[Collection entries]
☆ ☆ ☆ ☆

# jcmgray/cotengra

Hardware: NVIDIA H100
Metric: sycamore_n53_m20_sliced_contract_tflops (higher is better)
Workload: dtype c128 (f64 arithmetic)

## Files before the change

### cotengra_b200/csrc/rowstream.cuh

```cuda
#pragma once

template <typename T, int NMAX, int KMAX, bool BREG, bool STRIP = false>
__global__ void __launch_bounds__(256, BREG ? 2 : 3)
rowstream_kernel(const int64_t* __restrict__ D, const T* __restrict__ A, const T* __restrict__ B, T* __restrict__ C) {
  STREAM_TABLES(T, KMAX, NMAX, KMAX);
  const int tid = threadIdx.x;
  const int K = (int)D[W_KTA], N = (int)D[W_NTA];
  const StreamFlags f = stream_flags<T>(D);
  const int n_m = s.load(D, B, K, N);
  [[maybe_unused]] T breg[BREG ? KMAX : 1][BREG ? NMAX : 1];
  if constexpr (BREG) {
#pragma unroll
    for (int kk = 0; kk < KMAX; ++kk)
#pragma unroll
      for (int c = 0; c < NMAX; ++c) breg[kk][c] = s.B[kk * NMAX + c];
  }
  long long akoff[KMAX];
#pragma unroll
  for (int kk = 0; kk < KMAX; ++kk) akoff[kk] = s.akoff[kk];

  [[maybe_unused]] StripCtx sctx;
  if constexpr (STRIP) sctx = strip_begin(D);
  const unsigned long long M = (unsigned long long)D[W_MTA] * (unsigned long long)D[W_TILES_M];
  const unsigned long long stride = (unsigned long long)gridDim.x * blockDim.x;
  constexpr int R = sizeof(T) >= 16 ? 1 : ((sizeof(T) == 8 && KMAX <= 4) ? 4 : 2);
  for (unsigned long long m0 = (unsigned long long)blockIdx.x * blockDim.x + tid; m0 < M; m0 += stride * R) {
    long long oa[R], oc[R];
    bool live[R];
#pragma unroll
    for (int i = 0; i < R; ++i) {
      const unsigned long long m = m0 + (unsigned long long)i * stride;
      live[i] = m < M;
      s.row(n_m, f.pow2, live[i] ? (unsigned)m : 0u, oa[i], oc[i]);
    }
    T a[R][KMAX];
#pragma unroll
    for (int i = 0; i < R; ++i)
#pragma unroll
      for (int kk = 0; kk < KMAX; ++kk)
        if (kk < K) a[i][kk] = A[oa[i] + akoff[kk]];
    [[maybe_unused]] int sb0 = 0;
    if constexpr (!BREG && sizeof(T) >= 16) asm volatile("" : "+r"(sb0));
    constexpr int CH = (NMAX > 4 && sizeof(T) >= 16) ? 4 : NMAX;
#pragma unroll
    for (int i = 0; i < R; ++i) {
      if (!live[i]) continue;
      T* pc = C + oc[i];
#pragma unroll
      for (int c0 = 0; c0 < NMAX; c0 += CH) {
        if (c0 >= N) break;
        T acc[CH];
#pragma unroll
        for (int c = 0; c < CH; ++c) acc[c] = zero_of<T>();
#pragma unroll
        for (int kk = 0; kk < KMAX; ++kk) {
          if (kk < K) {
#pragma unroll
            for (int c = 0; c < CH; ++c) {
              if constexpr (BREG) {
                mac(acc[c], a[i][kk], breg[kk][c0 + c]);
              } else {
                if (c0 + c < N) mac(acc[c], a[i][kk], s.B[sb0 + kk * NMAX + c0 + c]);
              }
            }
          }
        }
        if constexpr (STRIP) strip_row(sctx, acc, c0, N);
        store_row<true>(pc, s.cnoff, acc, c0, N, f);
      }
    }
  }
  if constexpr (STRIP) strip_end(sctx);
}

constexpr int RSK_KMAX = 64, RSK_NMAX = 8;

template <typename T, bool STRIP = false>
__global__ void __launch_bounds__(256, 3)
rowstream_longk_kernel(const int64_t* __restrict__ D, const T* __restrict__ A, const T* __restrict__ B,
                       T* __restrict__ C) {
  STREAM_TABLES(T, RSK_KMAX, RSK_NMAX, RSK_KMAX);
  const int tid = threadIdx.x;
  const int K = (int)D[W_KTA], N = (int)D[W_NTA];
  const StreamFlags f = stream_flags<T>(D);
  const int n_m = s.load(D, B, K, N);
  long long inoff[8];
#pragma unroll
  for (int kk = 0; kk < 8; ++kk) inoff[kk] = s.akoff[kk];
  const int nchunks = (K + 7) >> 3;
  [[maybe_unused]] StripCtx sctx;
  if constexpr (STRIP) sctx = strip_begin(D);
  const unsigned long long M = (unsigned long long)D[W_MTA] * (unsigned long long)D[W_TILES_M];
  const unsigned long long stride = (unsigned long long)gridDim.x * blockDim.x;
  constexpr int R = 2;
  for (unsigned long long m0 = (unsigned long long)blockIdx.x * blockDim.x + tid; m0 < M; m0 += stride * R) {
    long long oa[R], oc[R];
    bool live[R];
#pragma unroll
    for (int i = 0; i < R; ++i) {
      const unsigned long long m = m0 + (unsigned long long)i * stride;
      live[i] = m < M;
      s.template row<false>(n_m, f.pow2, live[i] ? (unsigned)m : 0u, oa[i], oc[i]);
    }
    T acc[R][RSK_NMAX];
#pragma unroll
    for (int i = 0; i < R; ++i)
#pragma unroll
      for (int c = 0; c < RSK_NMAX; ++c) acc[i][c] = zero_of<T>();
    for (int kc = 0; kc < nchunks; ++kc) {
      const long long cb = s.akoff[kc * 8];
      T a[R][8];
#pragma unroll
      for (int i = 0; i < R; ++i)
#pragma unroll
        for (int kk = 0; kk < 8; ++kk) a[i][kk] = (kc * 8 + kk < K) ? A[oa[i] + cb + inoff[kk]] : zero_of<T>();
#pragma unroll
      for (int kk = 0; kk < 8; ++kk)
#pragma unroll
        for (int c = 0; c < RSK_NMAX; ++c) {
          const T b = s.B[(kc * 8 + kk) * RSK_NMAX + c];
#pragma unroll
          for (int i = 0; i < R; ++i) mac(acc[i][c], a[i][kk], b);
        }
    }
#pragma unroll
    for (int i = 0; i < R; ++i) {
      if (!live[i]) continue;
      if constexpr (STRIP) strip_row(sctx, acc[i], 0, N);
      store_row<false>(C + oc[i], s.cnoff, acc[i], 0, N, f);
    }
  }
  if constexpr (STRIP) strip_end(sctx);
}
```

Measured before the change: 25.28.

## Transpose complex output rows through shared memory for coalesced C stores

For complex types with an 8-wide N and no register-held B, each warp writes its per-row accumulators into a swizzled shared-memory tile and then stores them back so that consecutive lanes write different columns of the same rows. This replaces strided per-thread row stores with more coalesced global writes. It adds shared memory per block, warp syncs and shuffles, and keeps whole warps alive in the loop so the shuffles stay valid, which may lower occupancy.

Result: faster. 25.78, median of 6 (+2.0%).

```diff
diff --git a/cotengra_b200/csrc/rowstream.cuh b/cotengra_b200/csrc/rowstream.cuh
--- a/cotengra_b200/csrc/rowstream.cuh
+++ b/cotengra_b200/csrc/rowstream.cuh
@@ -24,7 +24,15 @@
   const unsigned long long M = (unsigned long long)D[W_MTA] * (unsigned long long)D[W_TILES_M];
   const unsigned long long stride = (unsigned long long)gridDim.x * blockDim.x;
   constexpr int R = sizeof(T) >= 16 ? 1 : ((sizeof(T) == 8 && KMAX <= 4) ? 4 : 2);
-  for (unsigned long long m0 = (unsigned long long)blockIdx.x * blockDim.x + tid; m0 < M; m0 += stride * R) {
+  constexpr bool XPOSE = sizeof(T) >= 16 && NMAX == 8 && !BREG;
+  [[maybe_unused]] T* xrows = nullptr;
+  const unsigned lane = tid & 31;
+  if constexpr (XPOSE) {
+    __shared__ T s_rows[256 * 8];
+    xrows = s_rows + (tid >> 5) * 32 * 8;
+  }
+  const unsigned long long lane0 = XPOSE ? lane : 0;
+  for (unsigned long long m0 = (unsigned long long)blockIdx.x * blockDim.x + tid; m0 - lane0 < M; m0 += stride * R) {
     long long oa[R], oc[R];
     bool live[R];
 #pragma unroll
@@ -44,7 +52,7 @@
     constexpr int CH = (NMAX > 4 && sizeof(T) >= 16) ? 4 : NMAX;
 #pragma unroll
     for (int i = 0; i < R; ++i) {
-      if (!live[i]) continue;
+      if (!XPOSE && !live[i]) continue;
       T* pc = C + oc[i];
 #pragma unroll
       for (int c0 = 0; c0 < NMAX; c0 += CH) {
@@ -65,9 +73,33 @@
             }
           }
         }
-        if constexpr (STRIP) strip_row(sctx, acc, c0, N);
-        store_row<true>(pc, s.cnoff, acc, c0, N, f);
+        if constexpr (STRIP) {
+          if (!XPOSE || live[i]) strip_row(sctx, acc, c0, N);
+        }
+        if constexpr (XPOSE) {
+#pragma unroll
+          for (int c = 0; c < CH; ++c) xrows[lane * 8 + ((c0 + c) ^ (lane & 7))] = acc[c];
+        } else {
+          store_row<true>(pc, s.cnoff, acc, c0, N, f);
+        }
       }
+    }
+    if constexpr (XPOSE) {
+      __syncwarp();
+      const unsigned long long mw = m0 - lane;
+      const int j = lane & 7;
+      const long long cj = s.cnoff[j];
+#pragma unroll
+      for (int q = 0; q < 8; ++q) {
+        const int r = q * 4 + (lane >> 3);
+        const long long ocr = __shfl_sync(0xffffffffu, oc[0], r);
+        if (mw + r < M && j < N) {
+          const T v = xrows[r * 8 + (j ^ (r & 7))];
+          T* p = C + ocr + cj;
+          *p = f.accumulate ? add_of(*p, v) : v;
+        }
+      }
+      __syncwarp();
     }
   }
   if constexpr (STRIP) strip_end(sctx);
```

☆ ☆ ☆ ☆

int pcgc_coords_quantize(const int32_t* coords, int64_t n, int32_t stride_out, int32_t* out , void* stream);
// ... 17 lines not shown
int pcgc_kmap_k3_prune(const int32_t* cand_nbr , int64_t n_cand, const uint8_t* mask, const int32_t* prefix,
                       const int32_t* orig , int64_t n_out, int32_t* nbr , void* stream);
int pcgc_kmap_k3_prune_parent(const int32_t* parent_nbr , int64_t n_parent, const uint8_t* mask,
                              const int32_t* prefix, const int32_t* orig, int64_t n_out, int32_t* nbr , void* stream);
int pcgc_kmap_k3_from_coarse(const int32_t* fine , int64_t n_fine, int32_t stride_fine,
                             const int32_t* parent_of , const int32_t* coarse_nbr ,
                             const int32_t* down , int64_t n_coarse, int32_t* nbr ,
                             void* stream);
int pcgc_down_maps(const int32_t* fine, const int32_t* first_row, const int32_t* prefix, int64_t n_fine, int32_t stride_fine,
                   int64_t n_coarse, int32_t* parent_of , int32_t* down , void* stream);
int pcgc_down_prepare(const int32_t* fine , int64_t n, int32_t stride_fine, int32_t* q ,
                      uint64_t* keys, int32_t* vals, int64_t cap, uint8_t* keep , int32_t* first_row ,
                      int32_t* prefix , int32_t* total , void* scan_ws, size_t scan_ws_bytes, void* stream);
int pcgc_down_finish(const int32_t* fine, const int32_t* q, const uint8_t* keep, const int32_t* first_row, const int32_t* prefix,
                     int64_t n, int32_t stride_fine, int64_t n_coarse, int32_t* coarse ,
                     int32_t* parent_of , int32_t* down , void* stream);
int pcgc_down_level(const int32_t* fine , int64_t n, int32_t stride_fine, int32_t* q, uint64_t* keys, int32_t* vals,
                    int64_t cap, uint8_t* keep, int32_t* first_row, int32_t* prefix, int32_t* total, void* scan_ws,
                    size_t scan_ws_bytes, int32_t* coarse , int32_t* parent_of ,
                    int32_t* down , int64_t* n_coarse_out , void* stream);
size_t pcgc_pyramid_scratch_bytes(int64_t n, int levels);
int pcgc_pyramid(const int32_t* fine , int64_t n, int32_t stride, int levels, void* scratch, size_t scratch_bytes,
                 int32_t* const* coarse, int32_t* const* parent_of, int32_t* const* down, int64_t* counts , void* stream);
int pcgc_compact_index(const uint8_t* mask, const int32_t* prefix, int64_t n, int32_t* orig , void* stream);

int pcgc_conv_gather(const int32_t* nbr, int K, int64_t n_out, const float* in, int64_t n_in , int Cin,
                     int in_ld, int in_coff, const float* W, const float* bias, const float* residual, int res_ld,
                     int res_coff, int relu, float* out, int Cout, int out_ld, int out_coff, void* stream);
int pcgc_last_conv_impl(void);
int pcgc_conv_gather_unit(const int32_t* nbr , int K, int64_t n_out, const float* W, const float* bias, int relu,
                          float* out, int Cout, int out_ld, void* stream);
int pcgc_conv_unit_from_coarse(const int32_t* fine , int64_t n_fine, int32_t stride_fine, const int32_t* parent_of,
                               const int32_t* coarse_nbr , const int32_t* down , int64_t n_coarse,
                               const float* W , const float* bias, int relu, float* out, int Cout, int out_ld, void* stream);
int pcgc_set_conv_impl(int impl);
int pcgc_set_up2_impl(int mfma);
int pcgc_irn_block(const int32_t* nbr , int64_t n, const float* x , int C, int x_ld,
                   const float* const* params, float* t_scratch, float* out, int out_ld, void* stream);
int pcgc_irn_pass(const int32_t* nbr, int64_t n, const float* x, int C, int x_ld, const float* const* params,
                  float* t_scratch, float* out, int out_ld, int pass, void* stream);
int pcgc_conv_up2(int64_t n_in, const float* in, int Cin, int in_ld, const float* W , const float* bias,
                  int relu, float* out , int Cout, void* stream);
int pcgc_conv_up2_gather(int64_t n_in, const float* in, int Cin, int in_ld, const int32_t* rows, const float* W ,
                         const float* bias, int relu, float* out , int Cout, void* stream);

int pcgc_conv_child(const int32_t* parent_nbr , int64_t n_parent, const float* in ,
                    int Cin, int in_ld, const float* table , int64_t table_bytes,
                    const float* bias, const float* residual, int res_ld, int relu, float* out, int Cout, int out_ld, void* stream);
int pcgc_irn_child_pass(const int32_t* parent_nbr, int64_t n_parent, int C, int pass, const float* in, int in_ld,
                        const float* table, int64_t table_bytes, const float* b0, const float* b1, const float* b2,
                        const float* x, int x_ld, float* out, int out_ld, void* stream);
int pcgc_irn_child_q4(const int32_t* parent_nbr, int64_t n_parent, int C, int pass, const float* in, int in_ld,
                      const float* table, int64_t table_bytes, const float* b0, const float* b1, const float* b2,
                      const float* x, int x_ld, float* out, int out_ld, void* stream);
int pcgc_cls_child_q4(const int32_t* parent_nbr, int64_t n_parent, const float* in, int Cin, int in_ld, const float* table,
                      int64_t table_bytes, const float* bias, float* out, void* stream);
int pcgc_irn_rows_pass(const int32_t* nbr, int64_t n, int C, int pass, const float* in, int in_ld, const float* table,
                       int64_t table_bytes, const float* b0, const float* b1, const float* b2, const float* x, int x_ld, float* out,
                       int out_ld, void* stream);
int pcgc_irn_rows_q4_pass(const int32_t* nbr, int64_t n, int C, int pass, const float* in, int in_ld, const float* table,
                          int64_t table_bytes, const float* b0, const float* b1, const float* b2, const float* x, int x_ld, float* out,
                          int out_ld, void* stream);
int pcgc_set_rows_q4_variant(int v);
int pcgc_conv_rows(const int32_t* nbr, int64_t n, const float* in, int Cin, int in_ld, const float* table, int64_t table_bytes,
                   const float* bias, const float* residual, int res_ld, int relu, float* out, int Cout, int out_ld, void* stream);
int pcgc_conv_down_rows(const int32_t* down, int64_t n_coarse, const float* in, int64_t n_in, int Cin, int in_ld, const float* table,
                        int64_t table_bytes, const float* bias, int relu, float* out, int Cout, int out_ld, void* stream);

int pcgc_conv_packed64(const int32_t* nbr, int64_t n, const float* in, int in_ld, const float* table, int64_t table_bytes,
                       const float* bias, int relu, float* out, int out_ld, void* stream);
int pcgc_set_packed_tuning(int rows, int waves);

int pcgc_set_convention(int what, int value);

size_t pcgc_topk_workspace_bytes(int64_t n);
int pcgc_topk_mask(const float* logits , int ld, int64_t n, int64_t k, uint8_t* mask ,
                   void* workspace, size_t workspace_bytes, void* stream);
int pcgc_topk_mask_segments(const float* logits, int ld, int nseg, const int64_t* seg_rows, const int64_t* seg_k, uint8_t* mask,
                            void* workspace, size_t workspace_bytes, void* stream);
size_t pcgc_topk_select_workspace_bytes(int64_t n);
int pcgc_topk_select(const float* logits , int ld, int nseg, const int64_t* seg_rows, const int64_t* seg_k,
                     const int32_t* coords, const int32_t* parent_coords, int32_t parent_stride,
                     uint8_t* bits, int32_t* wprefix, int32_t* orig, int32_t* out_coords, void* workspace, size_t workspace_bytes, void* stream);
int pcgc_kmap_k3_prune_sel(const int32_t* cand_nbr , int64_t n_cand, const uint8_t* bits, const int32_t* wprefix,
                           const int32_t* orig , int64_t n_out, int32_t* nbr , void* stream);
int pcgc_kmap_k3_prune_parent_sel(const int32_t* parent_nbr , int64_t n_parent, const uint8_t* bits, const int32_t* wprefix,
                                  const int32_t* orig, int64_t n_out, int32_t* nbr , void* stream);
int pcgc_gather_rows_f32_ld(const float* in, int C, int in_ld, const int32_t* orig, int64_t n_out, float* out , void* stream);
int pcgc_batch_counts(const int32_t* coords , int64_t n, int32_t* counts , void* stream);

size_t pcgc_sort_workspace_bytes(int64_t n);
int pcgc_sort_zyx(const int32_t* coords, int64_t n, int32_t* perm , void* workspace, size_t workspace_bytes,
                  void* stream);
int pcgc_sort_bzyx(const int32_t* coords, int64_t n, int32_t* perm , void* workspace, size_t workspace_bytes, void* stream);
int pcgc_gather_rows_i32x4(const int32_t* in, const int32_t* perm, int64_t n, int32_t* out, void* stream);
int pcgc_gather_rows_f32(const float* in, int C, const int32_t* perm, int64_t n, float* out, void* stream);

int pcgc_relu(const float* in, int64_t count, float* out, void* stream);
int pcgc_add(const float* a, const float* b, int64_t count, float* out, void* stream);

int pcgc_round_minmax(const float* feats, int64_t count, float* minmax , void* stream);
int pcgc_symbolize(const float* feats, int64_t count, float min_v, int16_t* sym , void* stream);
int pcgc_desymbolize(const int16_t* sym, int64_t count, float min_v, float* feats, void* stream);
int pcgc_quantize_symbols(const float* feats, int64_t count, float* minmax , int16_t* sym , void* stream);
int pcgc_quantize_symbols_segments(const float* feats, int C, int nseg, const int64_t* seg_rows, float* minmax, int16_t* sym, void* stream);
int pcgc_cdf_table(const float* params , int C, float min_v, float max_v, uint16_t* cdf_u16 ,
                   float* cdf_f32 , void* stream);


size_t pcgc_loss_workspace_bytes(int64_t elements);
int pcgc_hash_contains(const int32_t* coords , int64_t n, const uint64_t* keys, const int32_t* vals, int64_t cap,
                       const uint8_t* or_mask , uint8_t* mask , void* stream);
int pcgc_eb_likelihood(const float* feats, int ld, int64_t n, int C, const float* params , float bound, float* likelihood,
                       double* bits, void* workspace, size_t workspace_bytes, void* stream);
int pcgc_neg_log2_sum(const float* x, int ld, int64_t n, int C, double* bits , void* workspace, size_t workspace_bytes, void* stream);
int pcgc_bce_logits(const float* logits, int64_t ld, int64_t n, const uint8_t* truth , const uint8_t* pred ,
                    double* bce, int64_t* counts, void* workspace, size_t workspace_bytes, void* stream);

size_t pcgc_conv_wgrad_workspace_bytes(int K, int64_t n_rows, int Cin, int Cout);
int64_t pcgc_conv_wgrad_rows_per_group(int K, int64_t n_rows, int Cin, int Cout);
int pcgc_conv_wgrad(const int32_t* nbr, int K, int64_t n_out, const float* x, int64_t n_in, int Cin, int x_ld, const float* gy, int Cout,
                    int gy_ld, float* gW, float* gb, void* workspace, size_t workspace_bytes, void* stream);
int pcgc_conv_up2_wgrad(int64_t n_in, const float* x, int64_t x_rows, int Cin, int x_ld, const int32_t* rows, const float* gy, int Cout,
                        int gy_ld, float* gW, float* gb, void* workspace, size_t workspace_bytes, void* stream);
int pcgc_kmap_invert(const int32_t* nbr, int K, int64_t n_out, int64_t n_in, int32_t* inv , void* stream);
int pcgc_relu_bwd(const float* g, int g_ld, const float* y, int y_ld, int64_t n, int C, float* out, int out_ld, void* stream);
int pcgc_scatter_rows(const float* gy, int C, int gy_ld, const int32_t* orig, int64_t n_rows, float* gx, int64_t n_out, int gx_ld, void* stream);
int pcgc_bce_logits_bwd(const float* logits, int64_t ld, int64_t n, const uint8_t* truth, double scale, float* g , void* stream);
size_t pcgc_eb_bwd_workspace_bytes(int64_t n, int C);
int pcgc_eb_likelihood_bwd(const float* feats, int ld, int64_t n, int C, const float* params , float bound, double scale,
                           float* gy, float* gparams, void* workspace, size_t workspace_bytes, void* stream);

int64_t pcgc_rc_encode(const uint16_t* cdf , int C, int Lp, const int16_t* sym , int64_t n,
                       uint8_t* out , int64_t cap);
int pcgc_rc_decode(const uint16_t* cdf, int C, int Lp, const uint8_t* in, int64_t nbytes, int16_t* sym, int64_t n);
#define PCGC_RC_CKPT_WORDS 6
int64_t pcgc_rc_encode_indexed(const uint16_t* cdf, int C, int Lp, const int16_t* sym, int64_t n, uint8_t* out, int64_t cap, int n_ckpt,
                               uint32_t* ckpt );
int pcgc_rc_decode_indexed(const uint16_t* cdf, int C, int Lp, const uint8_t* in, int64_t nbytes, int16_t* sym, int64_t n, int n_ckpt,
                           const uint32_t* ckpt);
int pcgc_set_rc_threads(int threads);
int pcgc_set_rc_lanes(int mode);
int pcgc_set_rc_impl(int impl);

☆ ☆ ☆ ☆

Requirement:
Given the word "true", show every line of the records that contains it.

Result for this task:
        store_row<true>(pc, s.cnoff, acc, c0, N, f);
-        store_row<true>(pc, s.cnoff, acc, c0, N, f);
+          store_row<true>(pc, s.cnoff, acc, c0, N, f);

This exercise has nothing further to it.